Exercise — For each line below that holds the string "bool", add one to a tally; report that tally alone.

....

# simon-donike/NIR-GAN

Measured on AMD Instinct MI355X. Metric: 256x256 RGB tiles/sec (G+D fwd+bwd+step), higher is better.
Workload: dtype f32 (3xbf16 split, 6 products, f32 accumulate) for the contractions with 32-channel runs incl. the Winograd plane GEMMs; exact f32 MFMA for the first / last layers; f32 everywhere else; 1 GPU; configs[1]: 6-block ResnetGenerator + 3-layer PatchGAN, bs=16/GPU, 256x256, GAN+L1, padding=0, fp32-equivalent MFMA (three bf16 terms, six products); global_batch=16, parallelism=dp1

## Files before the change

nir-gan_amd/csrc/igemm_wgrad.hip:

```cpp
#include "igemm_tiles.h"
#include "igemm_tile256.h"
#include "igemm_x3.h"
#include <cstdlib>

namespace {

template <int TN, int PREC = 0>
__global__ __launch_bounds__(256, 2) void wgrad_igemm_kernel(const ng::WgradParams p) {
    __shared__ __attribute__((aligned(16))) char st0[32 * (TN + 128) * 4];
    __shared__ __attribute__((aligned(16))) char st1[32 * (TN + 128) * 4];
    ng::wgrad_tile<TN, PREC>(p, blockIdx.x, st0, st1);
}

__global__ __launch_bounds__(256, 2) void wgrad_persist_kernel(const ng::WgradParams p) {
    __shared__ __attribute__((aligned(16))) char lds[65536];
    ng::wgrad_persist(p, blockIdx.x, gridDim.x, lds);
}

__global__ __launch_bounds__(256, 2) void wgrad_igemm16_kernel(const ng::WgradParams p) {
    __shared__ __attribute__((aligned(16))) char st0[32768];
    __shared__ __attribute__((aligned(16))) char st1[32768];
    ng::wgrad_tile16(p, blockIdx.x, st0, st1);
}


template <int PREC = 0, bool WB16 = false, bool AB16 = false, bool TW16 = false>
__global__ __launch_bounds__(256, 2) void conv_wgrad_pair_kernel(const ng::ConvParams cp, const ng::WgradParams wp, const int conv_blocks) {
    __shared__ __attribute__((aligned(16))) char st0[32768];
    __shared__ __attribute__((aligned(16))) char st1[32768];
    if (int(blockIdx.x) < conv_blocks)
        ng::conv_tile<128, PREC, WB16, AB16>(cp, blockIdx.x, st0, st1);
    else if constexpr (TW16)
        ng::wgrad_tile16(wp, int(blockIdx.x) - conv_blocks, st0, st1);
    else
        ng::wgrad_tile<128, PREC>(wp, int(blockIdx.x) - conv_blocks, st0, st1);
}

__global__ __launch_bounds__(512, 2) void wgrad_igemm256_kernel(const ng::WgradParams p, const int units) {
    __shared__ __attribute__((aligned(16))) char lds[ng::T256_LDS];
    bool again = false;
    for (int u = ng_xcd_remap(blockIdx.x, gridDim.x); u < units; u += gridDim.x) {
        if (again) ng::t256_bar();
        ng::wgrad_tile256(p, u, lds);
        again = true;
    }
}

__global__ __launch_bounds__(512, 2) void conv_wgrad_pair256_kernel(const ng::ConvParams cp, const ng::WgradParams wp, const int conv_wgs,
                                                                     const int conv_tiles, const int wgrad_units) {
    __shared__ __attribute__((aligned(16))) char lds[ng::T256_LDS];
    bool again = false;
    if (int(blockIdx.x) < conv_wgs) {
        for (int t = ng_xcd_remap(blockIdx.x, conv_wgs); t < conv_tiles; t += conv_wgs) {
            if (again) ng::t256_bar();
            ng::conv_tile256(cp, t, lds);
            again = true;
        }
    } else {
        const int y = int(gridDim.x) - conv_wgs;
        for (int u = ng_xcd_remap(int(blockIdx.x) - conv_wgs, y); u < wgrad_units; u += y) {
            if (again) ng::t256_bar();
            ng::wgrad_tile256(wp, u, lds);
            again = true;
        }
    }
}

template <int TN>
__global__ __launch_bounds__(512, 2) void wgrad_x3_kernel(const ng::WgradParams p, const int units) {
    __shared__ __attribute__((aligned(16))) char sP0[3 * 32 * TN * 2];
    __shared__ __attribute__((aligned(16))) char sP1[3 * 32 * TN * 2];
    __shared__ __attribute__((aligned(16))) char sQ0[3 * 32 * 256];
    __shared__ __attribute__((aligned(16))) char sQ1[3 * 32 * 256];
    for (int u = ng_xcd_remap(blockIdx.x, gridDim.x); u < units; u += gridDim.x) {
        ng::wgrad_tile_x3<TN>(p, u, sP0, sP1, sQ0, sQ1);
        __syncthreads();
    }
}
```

....

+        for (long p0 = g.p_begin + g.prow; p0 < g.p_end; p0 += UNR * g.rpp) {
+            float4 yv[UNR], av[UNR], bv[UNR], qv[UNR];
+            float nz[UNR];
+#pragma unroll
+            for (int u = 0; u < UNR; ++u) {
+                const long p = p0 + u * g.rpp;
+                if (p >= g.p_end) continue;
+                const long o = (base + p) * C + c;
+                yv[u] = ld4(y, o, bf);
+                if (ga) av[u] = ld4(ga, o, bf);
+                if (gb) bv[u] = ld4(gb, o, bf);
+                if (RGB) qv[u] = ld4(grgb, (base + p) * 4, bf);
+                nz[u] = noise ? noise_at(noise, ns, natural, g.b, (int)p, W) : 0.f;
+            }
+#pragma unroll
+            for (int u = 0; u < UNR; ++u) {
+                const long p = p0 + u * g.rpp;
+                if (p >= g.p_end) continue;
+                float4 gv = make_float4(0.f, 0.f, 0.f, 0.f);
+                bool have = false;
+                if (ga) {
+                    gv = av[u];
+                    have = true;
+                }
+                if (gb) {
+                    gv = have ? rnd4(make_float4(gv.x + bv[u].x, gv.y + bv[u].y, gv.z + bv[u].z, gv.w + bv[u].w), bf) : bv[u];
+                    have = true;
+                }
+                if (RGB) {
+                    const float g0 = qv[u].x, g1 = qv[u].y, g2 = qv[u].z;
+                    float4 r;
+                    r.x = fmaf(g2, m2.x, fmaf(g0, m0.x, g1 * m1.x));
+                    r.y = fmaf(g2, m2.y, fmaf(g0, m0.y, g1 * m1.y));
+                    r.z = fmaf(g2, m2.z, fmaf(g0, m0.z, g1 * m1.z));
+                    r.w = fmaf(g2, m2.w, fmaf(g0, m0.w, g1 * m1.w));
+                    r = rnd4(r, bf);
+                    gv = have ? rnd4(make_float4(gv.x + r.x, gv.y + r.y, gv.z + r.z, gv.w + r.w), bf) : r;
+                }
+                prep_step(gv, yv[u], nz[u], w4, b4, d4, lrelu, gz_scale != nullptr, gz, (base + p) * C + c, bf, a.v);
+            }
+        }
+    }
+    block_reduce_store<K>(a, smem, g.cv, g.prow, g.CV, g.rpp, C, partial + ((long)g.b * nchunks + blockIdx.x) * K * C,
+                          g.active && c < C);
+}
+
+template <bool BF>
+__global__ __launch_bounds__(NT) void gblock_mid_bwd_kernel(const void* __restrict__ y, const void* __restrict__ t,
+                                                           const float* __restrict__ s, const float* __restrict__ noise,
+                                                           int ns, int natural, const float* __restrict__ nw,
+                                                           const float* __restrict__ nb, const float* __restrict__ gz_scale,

....

Exercise solution — 5